--- The input ---
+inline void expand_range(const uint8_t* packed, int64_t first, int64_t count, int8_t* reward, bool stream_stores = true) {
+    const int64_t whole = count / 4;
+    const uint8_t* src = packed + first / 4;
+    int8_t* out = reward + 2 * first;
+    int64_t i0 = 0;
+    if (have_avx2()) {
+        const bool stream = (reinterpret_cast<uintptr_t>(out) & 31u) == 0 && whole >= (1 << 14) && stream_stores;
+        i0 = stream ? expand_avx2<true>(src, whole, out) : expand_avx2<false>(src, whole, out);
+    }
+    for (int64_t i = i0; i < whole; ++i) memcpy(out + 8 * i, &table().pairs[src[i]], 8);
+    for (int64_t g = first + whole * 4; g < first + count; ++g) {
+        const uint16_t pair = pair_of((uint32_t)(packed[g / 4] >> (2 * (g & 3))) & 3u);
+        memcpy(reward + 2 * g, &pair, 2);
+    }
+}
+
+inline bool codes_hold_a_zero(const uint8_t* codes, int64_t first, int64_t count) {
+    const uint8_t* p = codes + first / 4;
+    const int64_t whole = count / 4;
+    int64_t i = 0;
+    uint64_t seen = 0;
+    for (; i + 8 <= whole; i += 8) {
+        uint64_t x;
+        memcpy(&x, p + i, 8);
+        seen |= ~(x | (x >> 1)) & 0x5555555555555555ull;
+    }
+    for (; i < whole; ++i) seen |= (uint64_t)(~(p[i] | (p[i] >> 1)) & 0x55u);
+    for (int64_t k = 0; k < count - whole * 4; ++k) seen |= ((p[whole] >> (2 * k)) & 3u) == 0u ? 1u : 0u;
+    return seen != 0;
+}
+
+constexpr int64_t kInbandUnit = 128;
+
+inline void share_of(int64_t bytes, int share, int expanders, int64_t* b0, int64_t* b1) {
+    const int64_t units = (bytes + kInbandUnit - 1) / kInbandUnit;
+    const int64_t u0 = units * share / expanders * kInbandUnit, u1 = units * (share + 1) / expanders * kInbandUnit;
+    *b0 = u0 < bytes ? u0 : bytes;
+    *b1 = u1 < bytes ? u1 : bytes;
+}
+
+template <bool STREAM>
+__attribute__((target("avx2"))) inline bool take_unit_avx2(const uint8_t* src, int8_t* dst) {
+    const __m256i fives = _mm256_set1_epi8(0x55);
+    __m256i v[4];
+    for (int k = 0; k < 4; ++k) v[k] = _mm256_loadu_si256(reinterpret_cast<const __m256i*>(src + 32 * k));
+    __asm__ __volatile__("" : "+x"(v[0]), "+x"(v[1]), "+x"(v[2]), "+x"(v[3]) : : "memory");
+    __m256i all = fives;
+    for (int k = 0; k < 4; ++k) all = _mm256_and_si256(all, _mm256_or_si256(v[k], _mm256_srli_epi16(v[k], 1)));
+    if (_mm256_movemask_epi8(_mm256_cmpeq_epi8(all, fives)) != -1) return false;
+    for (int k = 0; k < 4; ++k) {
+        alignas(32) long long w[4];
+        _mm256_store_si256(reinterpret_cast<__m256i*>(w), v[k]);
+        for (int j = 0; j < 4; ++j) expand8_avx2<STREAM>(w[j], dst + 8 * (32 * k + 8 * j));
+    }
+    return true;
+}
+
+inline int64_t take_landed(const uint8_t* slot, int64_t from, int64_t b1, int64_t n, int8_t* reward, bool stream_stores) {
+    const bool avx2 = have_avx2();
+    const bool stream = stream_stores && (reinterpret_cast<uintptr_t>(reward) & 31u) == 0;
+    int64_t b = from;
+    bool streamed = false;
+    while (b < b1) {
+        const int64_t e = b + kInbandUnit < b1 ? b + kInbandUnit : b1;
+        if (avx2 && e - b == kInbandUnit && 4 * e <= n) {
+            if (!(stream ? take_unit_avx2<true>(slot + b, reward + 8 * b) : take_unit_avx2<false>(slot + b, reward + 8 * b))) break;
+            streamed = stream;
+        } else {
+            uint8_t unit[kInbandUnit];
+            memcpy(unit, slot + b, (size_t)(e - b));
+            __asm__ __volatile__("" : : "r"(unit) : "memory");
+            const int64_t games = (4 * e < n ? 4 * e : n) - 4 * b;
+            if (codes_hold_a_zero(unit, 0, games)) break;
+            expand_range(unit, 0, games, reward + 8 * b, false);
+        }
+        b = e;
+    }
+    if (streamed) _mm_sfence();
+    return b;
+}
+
---
--- The input ---
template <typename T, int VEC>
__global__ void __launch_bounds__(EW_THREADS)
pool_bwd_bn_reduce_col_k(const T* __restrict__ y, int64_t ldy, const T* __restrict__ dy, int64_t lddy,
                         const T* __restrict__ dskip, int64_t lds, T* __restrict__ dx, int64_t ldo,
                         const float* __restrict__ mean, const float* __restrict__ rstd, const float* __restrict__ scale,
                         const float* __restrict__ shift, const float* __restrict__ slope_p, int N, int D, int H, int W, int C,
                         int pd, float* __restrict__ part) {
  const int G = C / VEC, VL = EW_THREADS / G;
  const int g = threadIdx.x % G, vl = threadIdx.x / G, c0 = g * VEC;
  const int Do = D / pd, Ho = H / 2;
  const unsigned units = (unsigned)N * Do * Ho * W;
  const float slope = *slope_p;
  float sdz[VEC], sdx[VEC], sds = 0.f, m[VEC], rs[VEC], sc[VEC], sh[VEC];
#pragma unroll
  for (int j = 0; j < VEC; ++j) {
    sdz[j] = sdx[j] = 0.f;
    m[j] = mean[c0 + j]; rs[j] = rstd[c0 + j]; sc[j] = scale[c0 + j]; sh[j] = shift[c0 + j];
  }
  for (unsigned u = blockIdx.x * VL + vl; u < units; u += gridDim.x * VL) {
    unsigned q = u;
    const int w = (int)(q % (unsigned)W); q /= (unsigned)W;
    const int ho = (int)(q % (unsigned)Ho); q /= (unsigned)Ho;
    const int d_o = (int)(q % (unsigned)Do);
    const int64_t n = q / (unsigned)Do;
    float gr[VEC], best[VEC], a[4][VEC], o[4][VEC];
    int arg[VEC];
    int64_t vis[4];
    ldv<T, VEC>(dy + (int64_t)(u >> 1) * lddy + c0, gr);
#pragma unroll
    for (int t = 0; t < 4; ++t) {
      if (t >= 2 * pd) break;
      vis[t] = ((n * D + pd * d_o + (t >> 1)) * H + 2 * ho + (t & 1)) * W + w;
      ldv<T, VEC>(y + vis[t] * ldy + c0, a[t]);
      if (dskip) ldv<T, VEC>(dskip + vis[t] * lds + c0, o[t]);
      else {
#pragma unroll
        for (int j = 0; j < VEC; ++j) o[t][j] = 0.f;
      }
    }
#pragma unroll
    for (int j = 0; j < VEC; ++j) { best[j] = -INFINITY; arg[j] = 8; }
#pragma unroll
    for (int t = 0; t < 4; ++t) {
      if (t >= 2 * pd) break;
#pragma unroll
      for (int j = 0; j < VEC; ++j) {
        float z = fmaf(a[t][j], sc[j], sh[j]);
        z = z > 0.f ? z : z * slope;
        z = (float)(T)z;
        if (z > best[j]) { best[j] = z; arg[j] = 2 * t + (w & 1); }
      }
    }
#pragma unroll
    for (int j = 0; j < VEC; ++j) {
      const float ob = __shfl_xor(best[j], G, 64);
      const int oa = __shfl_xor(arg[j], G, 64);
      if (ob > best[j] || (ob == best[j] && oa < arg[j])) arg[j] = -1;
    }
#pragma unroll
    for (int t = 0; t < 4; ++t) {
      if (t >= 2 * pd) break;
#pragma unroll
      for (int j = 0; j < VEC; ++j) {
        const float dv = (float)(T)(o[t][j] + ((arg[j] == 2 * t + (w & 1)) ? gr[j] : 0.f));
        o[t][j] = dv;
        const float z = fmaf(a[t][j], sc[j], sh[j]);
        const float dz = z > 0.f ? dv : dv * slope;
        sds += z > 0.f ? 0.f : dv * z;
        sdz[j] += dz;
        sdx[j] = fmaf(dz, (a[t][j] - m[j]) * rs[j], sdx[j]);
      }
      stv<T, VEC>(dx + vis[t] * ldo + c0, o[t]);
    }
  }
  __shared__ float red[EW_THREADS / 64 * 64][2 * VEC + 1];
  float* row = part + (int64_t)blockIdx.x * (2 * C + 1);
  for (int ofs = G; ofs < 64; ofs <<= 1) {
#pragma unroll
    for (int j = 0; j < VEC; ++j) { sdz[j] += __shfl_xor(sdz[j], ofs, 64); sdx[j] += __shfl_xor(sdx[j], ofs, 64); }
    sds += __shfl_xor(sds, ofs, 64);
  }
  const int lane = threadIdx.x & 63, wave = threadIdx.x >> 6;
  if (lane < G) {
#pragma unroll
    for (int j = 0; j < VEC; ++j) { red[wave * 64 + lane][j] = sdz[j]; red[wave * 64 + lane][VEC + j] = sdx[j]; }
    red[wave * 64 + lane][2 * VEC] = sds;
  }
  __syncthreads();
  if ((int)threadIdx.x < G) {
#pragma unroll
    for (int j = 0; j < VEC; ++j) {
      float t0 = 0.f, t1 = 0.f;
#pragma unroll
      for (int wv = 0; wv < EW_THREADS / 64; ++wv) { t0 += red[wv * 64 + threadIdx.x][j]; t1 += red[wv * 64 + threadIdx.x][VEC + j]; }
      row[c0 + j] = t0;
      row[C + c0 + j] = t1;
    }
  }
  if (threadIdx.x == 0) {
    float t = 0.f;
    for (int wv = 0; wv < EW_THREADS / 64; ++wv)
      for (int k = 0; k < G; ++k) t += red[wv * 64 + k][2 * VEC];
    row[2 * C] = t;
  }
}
---
## [Description of the task]
Your reply should be one number: the count of lines above that hold the word "from".

## [Task answer]
2